diff --git a/happy_simulator_amd/csrc/hs_kernels.hpp b/happy_simulator_amd/csrc/hs_kernels.hpp
--- a/happy_simulator_amd/csrc/hs_kernels.hpp
+++ b/happy_simulator_amd/csrc/hs_kernels.hpp
@@ -468,8 +468,11 @@
     mine = cand_none(lp);
     if constexpr (PC) {
         if (producer) {
+            static_assert(kRing % kRefill == 0 && kRefill % 2 == 0,
+                          "HS_KRING must be a multiple of HS_KREFILL and HS_KREFILL even: a refill is whole Philox blocks that do not wrap");
             const int w = tid >> 6;
             bool wants_a = false, wants_s = false;
+            bool first_a = true, first_s = true;
             uint64_t gen_a = 0, gen_s = 0;
             uint32_t prod_a = 0, prod_s = 0;
             int slot_a = 0, slot_s = 0;
@@ -481,41 +484,45 @@
                 S.init_streams(P.seed[lp], P.stream_base[lp], X.arr_k[lp], X.svc_k[lp], ring_a, ring_s);
                 wants_a = P.src_kind[lp] == 1 && X.A[lp] != kInfNs;
                 wants_s = P.svc_kind[lp] == 0;
-                gen_a = S.arr_k; gen_s = S.svc_k;
+                const uint32_t back_a = wants_a ? (uint32_t)(S.arr_k % (uint64_t)kRefill) : 0u;
+                const uint32_t back_s = wants_s ? (uint32_t)(S.svc_k % (uint64_t)kRefill) : 0u;
+                gen_a = S.arr_k - back_a; gen_s = S.svc_k - back_s;
+                prod_a = 0u - back_a; prod_s = 0u - back_s;
+                slot_a = (int)(gen_a % (uint64_t)kRing); slot_s = (int)(gen_s % (uint64_t)kRing);
             }
             for (;;) {
                 if (__hip_atomic_load(&pc_done[w], __ATOMIC_RELAXED, __HIP_MEMORY_SCOPE_WORKGROUP)) break;
                 const uint32_t c = __hip_atomic_load(&pc_cons[tid], __ATOMIC_RELAXED, __HIP_MEMORY_SCOPE_WORKGROUP);
                 const uint32_t out_a = (prod_a - (c & 0xffffu)) & 0xffffu, out_s = (prod_s - (c >> 16)) & 0xffffu;
-                const bool do_a = wants_a && out_a + (uint32_t)kRefill <= (uint32_t)kRing;
-                const bool do_s = wants_s && out_s + (uint32_t)kRefill <= (uint32_t)kRing;
+                const bool do_a = wants_a && (first_a || out_a + (uint32_t)kRefill <= (uint32_t)kRing);
+                const bool do_s = wants_s && (first_s || out_s + (uint32_t)kRefill <= (uint32_t)kRing);
                 if (!__any(do_a || do_s)) { __builtin_amdgcn_s_sleep(HS_PC_SLEEP_P); continue; }
                 if (__any(do_a)) {
                     if (do_a) {
                         const uint64_t b0 = gen_a >> 1;
-                        const bool odd = (gen_a & 1) != 0;
 #pragma unroll
                         for (int i = 0; i < kRefill / 2; ++i) {
                             const uint64_t b = b0 + (uint64_t)i;
                             const U4 o = philox4x32_10((uint32_t)b, (uint32_t)(b >> 32), S.asid0, S.asid1, S.key0, S.key1);
-                            const double v0 = S.arr_value(res53(o.x, o.y)), v1 = S.arr_value(res53(o.z, o.w));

__Problem to work on__
Each entry above should be output again, precisely as given.

__Task output__
diff --git a/happy_simulator_amd/csrc/hs_kernels.hpp b/happy_simulator_amd/csrc/hs_kernels.hpp
--- a/happy_simulator_amd/csrc/hs_kernels.hpp
+++ b/happy_simulator_amd/csrc/hs_kernels.hpp
@@ -468,8 +468,11 @@
     mine = cand_none(lp);
     if constexpr (PC) {
         if (producer) {
+            static_assert(kRing % kRefill == 0 && kRefill % 2 == 0,
+                          "HS_KRING must be a multiple of HS_KREFILL and HS_KREFILL even: a refill is whole Philox blocks that do not wrap");
             const int w = tid >> 6;
             bool wants_a = false, wants_s = false;
+            bool first_a = true, first_s = true;
             uint64_t gen_a = 0, gen_s = 0;
             uint32_t prod_a = 0, prod_s = 0;
             int slot_a = 0, slot_s = 0;
@@ -481,41 +484,45 @@
                 S.init_streams(P.seed[lp], P.stream_base[lp], X.arr_k[lp], X.svc_k[lp], ring_a, ring_s);
                 wants_a = P.src_kind[lp] == 1 && X.A[lp] != kInfNs;
                 wants_s = P.svc_kind[lp] == 0;
-                gen_a = S.arr_k; gen_s = S.svc_k;
+                const uint32_t back_a = wants_a ? (uint32_t)(S.arr_k % (uint64_t)kRefill) : 0u;
+                const uint32_t back_s = wants_s ? (uint32_t)(S.svc_k % (uint64_t)kRefill) : 0u;
+                gen_a = S.arr_k - back_a; gen_s = S.svc_k - back_s;
+                prod_a = 0u - back_a; prod_s = 0u - back_s;
+                slot_a = (int)(gen_a % (uint64_t)kRing); slot_s = (int)(gen_s % (uint64_t)kRing);
             }
             for (;;) {
                 if (__hip_atomic_load(&pc_done[w], __ATOMIC_RELAXED, __HIP_MEMORY_SCOPE_WORKGROUP)) break;
                 const uint32_t c = __hip_atomic_load(&pc_cons[tid], __ATOMIC_RELAXED, __HIP_MEMORY_SCOPE_WORKGROUP);
                 const uint32_t out_a = (prod_a - (c & 0xffffu)) & 0xffffu, out_s = (prod_s - (c >> 16)) & 0xffffu;
-                const bool do_a = wants_a && out_a + (uint32_t)kRefill <= (uint32_t)kRing;
-                const bool do_s = wants_s && out_s + (uint32_t)kRefill <= (uint32_t)kRing;
+                const bool do_a = wants_a && (first_a || out_a + (uint32_t)kRefill <= (uint32_t)kRing);
+                const bool do_s = wants_s && (first_s || out_s + (uint32_t)kRefill <= (uint32_t)kRing);
                 if (!__any(do_a || do_s)) { __builtin_amdgcn_s_sleep(HS_PC_SLEEP_P); continue; }
                 if (__any(do_a)) {
                     if (do_a) {
                         const uint64_t b0 = gen_a >> 1;
-                        const bool odd = (gen_a & 1) != 0;
 #pragma unroll
                         for (int i = 0; i < kRefill / 2; ++i) {
                             const uint64_t b = b0 + (uint64_t)i;
                             const U4 o = philox4x32_10((uint32_t)b, (uint32_t)(b >> 32), S.asid0, S.asid1, S.key0, S.key1);
-                            const double v0 = S.arr_value(res53(o.x, o.y)), v1 = S.arr_value(res53(o.z, o.w));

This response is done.